Comparison with related G-quadruplex structures

Like Form 1, Form 2 human telomeric G-quadruplex observed in K+ solution here (Figure 5e) is very different from the structures observed in Na+ solution or in a K+-containing crystal, in terms of strand orientations, loop topologies and glycosidic conformations of guanines. Form 2 (Figure 6a) differs from Form 1 (Figure 6b) by loop arrangements: the double-chain-reversal loop is formed by the third linker instead of the first linker. The folding topology of Form 2 is similar to the (3+1) G-quadruplex formed by the four-repeat Tetrahymena telomeric sequence (42) and by a variant sequence of four G-tracts from the human bcl-2 promoter (43). The three-repeat human telomeric sequence adopts a (3+1) G-quadruplex with yet another loop arrangement (41).

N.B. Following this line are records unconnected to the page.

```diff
diff --git a/krr_amd/csrc/krr_kernels.hip b/krr_amd/csrc/krr_kernels.hip
--- a/krr_amd/csrc/krr_kernels.hip
+++ b/krr_amd/csrc/krr_kernels.hip
@@ -2105,15 +2105,31 @@
     }
 }
 
-struct NanCountProc {
-    uint32_t nn;
+struct RefCountProc {
+    uint32_t nn = 0;
+    uint32_t run = 0;
+    uint32_t cum = 0;
+    uint64_t head = kQuietNaN;
+    RefGroupCursor at;
+    int lane;
+    __device__ __forceinline__ RefCountProc(const SegGeom& g, int lane_) : at(g.nfull), lane(lane_) {}
     __device__ __forceinline__ void chunk(const double2 (&c)[kUnroll]) {
-#pragma unroll
-        for (int j = 0; j < 2 * kUnroll; ++j) nn += popc64(ballot(__builtin_isnan(slot_val(c, j))));
+        uint32_t t = 0;
+#pragma unroll
+        for (int j = 0; j < 2 * kUnroll; ++j) t += popc64(ballot(__builtin_isnan(slot_val(c, j))));
+        nn += t;
+        if (at.in_full()) {
+            run += (uint32_t)kChunkSlots - t;
+            if ((uint32_t)lane == at.group) cum = run;
+            at.next();
+        } else {
+            head = lane_bcast64(dbits(c[kUnroll - 1].x), kWave - 1);
+        }
     }
 };
 
 constexpr int kRefBlock = 16;
+static_assert(kRefBlock * kWave == kChunkSlots, "one chunk is one locate step");
 
 struct RefArgs {
     const double* vals;
@@ -2128,21 +2144,16 @@
     int64_t* rec = nullptr;
 };
 
-__device__ __forceinline__ double refindex_walk(const double* vals, int64_t beg, int64_t end, uint64_t k, uint64_t n,
-                                                int lane) {
-    const bool back = k >= n / 2;
-    const uint64_t want = back ? n - 1 - k : k;
-    const int64_t step = back ? -1 : 1;
+__device__ __forceinline__ double refindex_walk(const double* vals, int64_t lo, int64_t hi, uint64_t want, int lane) {
     uint64_t run = 0;
     uint64_t found = kQuietNaN;
     bool done = false;
-    for (int64_t pos = back ? end - 1 : beg; !done && (back ? pos >= beg : pos < end);
-         pos += step * kRefBlock * kWave) {
+    for (int64_t pos = lo; !done && pos < hi; pos += kRefBlock * kWave) {
         uint64_t u[kRefBlock];
 #pragma unroll
         for (int b = 0; b < kRefBlock; ++b) {
-            const int64_t i = pos + step * (b * kWave + lane);
-            u[b] = (i >= beg && i < end) ? dbits(vals[i]) : kQuietNaN;
+            const int64_t i = pos + b * kWave + lane;
+            u[b] = i < hi ? dbits(vals[i]) : kQuietNaN;
         }
 #pragma unroll
         for (int b = 0; b < kRefBlock; ++b) {
@@ -2161,17 +2172,34 @@
     return bitsd(found);
 }
 
+__device__ __forceinline__ double refindex_locate(const double* vals, const SegGeom& g, int64_t end,
+                                                  const RefCountProc& C, uint64_t k, int lane) {
+    const bool h = !is_nan_bits(C.head);
+    if (h && k == 0) return bitsd(C.head);
+    const uint64_t kk = k - (h ? 1u : 0u);
+    const uint64_t hit = ballot((uint32_t)lane < C.at.group && (uint64_t)C.cum > kk);
+    uint32_t before = C.run;
+    SlotRange r = ref_rest_range(g, end);
+    if (hit) {
+        const int j = __ffsll((long long)hit) - 1;
+        before = j ? lane_bcast32(C.cum, j - 1) : 0u;
+        r = ref_group_range(g, C.at.G, j);
+    }
+    return refindex_walk(vals, r.lo, r.hi, kk - before, lane);
+}
+
 template <bool ONE_SITE>
 __device__ __forceinline__ void refindex_gaps_segment(const RefArgs& A, int64_t s, int lane) {
     const int64_t beg = A.offs[s], end = A.offs[s + 1];
-    NanCountProc C{0};
+    const SegGeom g = seg_geom(beg, end);
+    RefCountProc C(g, lane);
     C.nn -= stream_segment<ONE_SITE>(A.vals, beg, end, C, lane);
     const uint64_t n = (uint64_t)(end - beg) - C.nn;
     const uint32_t flags = n ? 0u : KRR_FLAG_EMPTY;
     double result = bitsd(kQuietNaN);
     if (n) {
         const uint64_t k = (uint64_t)rule_rank((int64_t)n, A.p_num, A.p_den, A.ktab, A.ktab_len);
-        result = refindex_walk(A.vals, beg, end, k, n, lane);
+        result = refindex_locate(A.vals, g, end, C, k, lane);
     }
     if (lane == 0) {
         A.out_v[s] = result;
@@ -2377,7 +2405,8 @@
 
 __device__ __forceinline__ void refindex_gaps_segment_multi(const MultiArgs& A, int64_t s, int lane) {
     const int64_t beg = A.offs[s], end = A.offs[s + 1];
-    NanCountProc C{0};
+    const SegGeom g = seg_geom(beg, end);
+    RefCountProc C(g, lane);
     C.nn -= stream_segment<true>(A.vals, beg, end, C, lane);
     const uint64_t n = (uint64_t)(end - beg) - C.nn;
 #pragma unroll 1
@@ -2386,7 +2415,7 @@
         if (n) {
             const uint64_t k = (uint64_t)rule_rank((int64_t)n, A.ps.p_num[j], A.ps.p_den[j], A.ps.ktab[j],
                                                    A.ps.ktab_len[j]);
-            result = refindex_walk(A.vals, beg, end, k, n, lane);
+            result = refindex_locate(A.vals, g, end, C, k, lane);
         }
         if (lane == 0) {
             A.out_v[(int64_t)j * A.S + s] = result;
```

Possible intramolecular (3+1) G-quadruplexes

Figure 6 shows four possible intramolecular human telomeric (3+1) G-quadruplexes, in which the 5′ end starts from different corners of the same G-tetrad core. It is worth mentioning that NMR spectra of the human telomeric d[TAGGG(TTAGGG)3TT] sequence show a downfield-shifted peak for A20(H8-H1′) of Form 2 together with two other downfield-shifted minor A(H8-H1′) peaks (red box, Figure 5b), which are characteristic of an adenine in the double-chain-reversal TTA loop (34). It is likely that the latter belong to minor species that contain double-chain-reversal loops, such as the parallel-stranded G-quadruplex observed in a K+-containing crystal (16) or possibly different (3+1) G-quadruplex conformations shown in Figure 6.

Figure 6

Schematic structures of possible intramolecular human telomeric (3+1) G-quadruplexes. (a) Form 2 observed for the d[TAGGG(TTAGGG)3TT] sequence in K+ solution (this work). (b) Form 1 observed for the d[TAGGG(TTAGGG)3] sequence in K+ solution (34). (c and d) Models of intramolecular (3+1) G-quadruplexes with two double-chain-reversal loops. Loops are colored red; anti and syn guanines are colored cyan and magenta, respectively.

CONCLUSION

We have determined the folding topology of a new intramolecular G-quadruplex conformation of the human telomere in K+ solution. Taken together with recent findings (34–36), this work has established that four-repeat human telomeric sequences can form two intramolecular (3+1) G-quadruplexes in K+ solution, which differ from each other only by the order of loop arrangements. This indicates the robustness of the (3+1) core G-quadruplex topology, first reported a decade ago (42), thereby suggesting it as an important platform for structure-based drug design. The presence of a mixture of multiple G-quadruplexes and the differential effects of terminal residues (or possible attached dyes) on the stability of different forms should be considered when one studies telomeric G-quadruplexes.